int32_t fa_pipe_queue_merge(dbhip_groupby* g, FaPipe* pp) {
  if (pp->window_blocks == 0) return DBHIP_OK;
  hipStream_t s = pp->stream;
  fa_pipe_poll(pp);
  int64_t ub = pp->count_seen + pp->rows_ub;
  for (const FaMerge& m : pp->merges) ub += m.rows_ub;
  if (ub * 135 > dbhip_groupby_capacity_internal(g) * 100) {
    const int32_t rc = dbhip_groupby_ensure_room_internal(g, pp->rows_ub, s);
    if (rc) return rc;
    fa_pipe_poll(pp);
    pp->merges.clear();
    pp->count_seen = dbhip_groupby_count_internal(g);
  }
  hipLaunchKernelGGL(fa_pipe_seal_kernel, dim3(1), dim3(1), 0, s, pp->ctrl);
  int32_t rc = dbhip_groupby_merge_rows_deferred_internal(g, pp->rows, pp->rows_ub, &pp->ctrl[0], &pp->ctrl[1], s);
  if (rc) return rc;
  ++pp->seq;
  hipLaunchKernelGGL(fa_pipe_commit_kernel, dim3(1), dim3(1), 0, s, pp->ctrl, dbhip_groupby_ctrl_internal(g), pp->status_dev, pp->seq,
                     (uint64_t)pp->window_blocks);
  DBHIP_LAUNCH_CHECK();
  pp->merges.push_back({pp->seq, pp->rows_ub, pp->window_blocks});
  pp->rows_ub = 0;
  pp->window_blocks = 0;
  return DBHIP_OK;
}

void fa_pipe_args(const FaPipe* pp, const FaPending& P, FaArgs& A) {
  A = pp->shapes[(size_t)P.shape].A;
  for (int c = 0; c < EX_MAX_INPUTS; ++c) { A.P.in_data[c] = P.b.in_data[c]; A.P.in_valid[c] = P.b.in_valid[c]; A.P.in_voff[c] = P.b.in_voff[c]; }
  for (int k = 0; k < FA_KW; ++k) { A.key[k].data = P.b.key_data[k]; A.key[k].validity = P.b.key_valid[k]; A.key[k].voff = P.b.key_voff[k]; }
  A.filter_bits = P.b.filter_bits; A.filter_off = P.b.filter_off; A.n = P.b.n;
}
int32_t fa_pipe_submit(dbhip_groupby* g, FaPipe* pp, const FaPending& P, hipStream_t s) {
  const FaShape& S = pp->shapes[(size_t)P.shape];
  FaArgs A;
  fa_pipe_args(pp, P, A);
  const int64_t nchunks = ceil_div(A.n, 64 * FA_ROWS);
  const int grid = (int)(ceil_div(nchunks, 4) < 512 ? ceil_div(nchunks, 4) : 512);
  const int64_t n_max = (int64_t)grid * FA_MAX_SLOTS;
  if (n_max > pp->cap_rows) { set_error("dbhip_groupby_add_block_program: grid too large for the pipeline's row buffer"); return DBHIP_ERR_INVALID; }
  if (pp->rows_ub + n_max > pp->cap_rows || pp->window_blocks >= FA_PIPE_WINDOW) {
    const int32_t rc = fa_pipe_queue_merge(g, pp);
    if (rc) return rc;
  }
  A.ctrl = pp->ctrl;
  A.partial_rows = pp->rows;
  A.P.err_words = nullptr;
  A.P.err_count = (unsigned long long*)&pp->ctrl[2];
  const int32_t rc = fa_launch(A, (pp->slots8 || pp->count_seen > 4) ? 8 : 4, S.general, S.nwords, grid, S.lds, s);
  if (rc) return rc;
  DBHIP_LAUNCH_CHECK();
  pp->rows_ub += n_max;
  ++pp->window_blocks;
  ++pp->submitted;
  pp->retained.push_back(P);
  return DBHIP_OK;
}

void fa_pack_block(const FaArgs& M, const FaBlock& b, uint64_t* w) {
  w[0] = (uint64_t)b.n;
  for (int ci = 0; ci < M.P.n_inputs; ++ci) {
    const int o = fa_blk_in_off(M, ci);
    w[o] = (uint64_t)b.in_data[ci];
    if (M.P.in_has_valid[ci]) { w[o + 1] = (uint64_t)b.in_valid[ci]; w[o + 2] = (uint64_t)b.in_voff[ci]; }
  }
  for (int q = 0; q < M.nkeys; ++q) {
    const int o = fa_blk_key_off(M, q);
    w[o] = (uint64_t)b.key_data[q];
    if (M.key_has_valid[q]) { w[o + 1] = (uint64_t)b.key_valid[q]; w[o + 2] = (uint64_t)b.key_voff[q]; }
  }
  if (M.has_filter) { const int o = fa_blk_filter_off(M); w[o] = (uint64_t)b.filter_bits; w[o + 1] = (uint64_t)b.filter_off; }
}

int32_t fa_pipe_flush_batch(dbhip_groupby* g, FaPipe* pp) {
  if (pp->batch.empty()) return DBHIP_OK;
  std::vector<FaPending> blocks;
  blocks.swap(pp->batch);
  pp->batch_rows = 0;
  hipStream_t s = pp->stream;
  const int nb = (int)blocks.size();
  const int slots = (pp->slots8 || pp->count_seen > 4) ? 8 : 4;
  const FaShape& S = pp->shapes[(size_t)blocks[0].shape];
  hipFunction_t jf = nb > 1 ? jit_kernel(S.A, slots, S.general, S.nwords, JIT_BACKGROUND, nullptr, true) : nullptr;
  if (!jf) {
    for (const FaPending& P : blocks) { const int32_t rc = fa_pipe_submit(g, pp, P, s); if (rc) return rc; }
    return DBHIP_OK;
  }
  const int64_t rpw = 64 * (int64_t)jit_rows(S.A);
  int64_t max_chunks = 1;
  for (const FaPending& P : blocks) { const int64_t c = ceil_div(P.b.n, rpw); max_chunks = c > max_chunks ? c : max_chunks; }
  int wpb = (int)(ceil_div(max_chunks, 4) < 512 / nb ? ceil_div(max_chunks, 4) : 512 / nb);
  if (wpb < 1) wpb = 1;
  const int grid = wpb * nb;
  const int64_t n_max = (int64_t)grid * FA_MAX_SLOTS;
  if (pp->rows_ub + n_max > pp->cap_rows || pp->window_blocks >= FA_PIPE_WINDOW) {
    const int32_t rc = fa_pipe_queue_merge(g, pp);
    if (rc) return rc;
  }
  const int slot = pp->tab_next;
  pp->tab_next = (pp->tab_next + 1) % FA_PIPE_RING;
  if (pp->tab_used[slot]) DBHIP_CHECK(hipEventSynchronize(pp->tab_ev[slot]));
  uint64_t* T = pp->tab_host[slot];
  const int bw = fa_blk_words(S.A);
  for (int i = 0; i < nb; ++i) fa_pack_block(S.A, blocks[i].b, T + (size_t)i * bw);
  for (size_t at = 0, all = (size_t)nb * bw * 8; at < all; at += FA_PIPE_COPY_BYTES)
    DBHIP_CHECK(hipMemcpyAsync((uint8_t*)pp->tab_dev[slot] + at, (const uint8_t*)T + at, all - at < FA_PIPE_COPY_BYTES ? all - at : FA_PIPE_COPY_BYTES,
                               hipMemcpyHostToDevice, s));
  DBHIP_CHECK(hipEventRecord(pp->tab_ev[slot], s));
  pp->tab_used[slot] = true;
  FaArgs A = S.A;
  A.ctrl = pp->ctrl; A.partial_rows = pp->rows;
  A.P.err_words = nullptr; A.P.err_count = (unsigned long long*)&pp->ctrl[2];
  A.blocks = pp->tab_dev[slot]; A.wgs_per_block = wpb;
  size_t asz = sizeof(A);
  void* extra[] = {HIP_LAUNCH_PARAM_BUFFER_POINTER, (void*)&A, HIP_LAUNCH_PARAM_BUFFER_SIZE, &asz, HIP_LAUNCH_PARAM_END};
  DBHIP_CHECK(hipModuleLaunchKernel(jf, grid, 1, 1, 256, 1, 1, 0, s, nullptr, extra));
  g_fa_jit_launches += 1;
  g_fa_multi_blocks += (uint64_t)nb;
  pp->rows_ub += n_max;
  pp->window_blocks += nb;
  pp->submitted += nb;
  for (const FaPending& P : blocks) pp->retained.push_back(P);
  return DBHIP_OK;
}

int32_t fa_pipe_enqueue(dbhip_groupby* g, FaPipe* pp, const FaPending& P, hipStream_t s) {
  if (P.b.n >= FA_PIPE_BIG || jit_mode() == 0) {
    const int32_t rc = fa_pipe_flush_batch(g, pp);
    return rc ? rc : fa_pipe_submit(g, pp, P, s);
  }
  if (!pp->batch.empty() && pp->batch[0].shape != P.shape) {
    const int32_t rc = fa_pipe_flush_batch(g, pp);
    if (rc) return rc;
  }
  pp->batch.push_back(P);
  pp->batch_rows += P.b.n;
  const int fit = (int)(FA_PIPE_TABLE_BYTES / ((size_t)fa_blk_words(pp->shapes[(size_t)P.shape].A) * 8));
  if ((int)pp->batch.size() >= (FA_PIPE_BATCH < fit ? FA_PIPE_BATCH : fit) || pp->batch_rows >= FA_PIPE_BATCH_ROWS) return fa_pipe_flush_batch(g, pp);
  return DBHIP_OK;
}

void fa_pipe_forget(FaPipe* pp) {
  pp->batch.clear(); pp->batch_rows = 0; pp->shapes.clear();
  pp->retained.clear(); pp->retained_base = 0; pp->submitted = 0; pp->merges.clear(); pp->rows_ub = 0; pp->window_blocks = 0;
}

## [Required action]
Gather every line from the listing above in which "void" appears, and copy those lines.

## [Response to this exercise]
void fa_pipe_args(const FaPipe* pp, const FaPending& P, FaArgs& A) {
void fa_pack_block(const FaArgs& M, const FaBlock& b, uint64_t* w) {
  void* extra[] = {HIP_LAUNCH_PARAM_BUFFER_POINTER, (void*)&A, HIP_LAUNCH_PARAM_BUFFER_SIZE, &asz, HIP_LAUNCH_PARAM_END};
void fa_pipe_forget(FaPipe* pp) {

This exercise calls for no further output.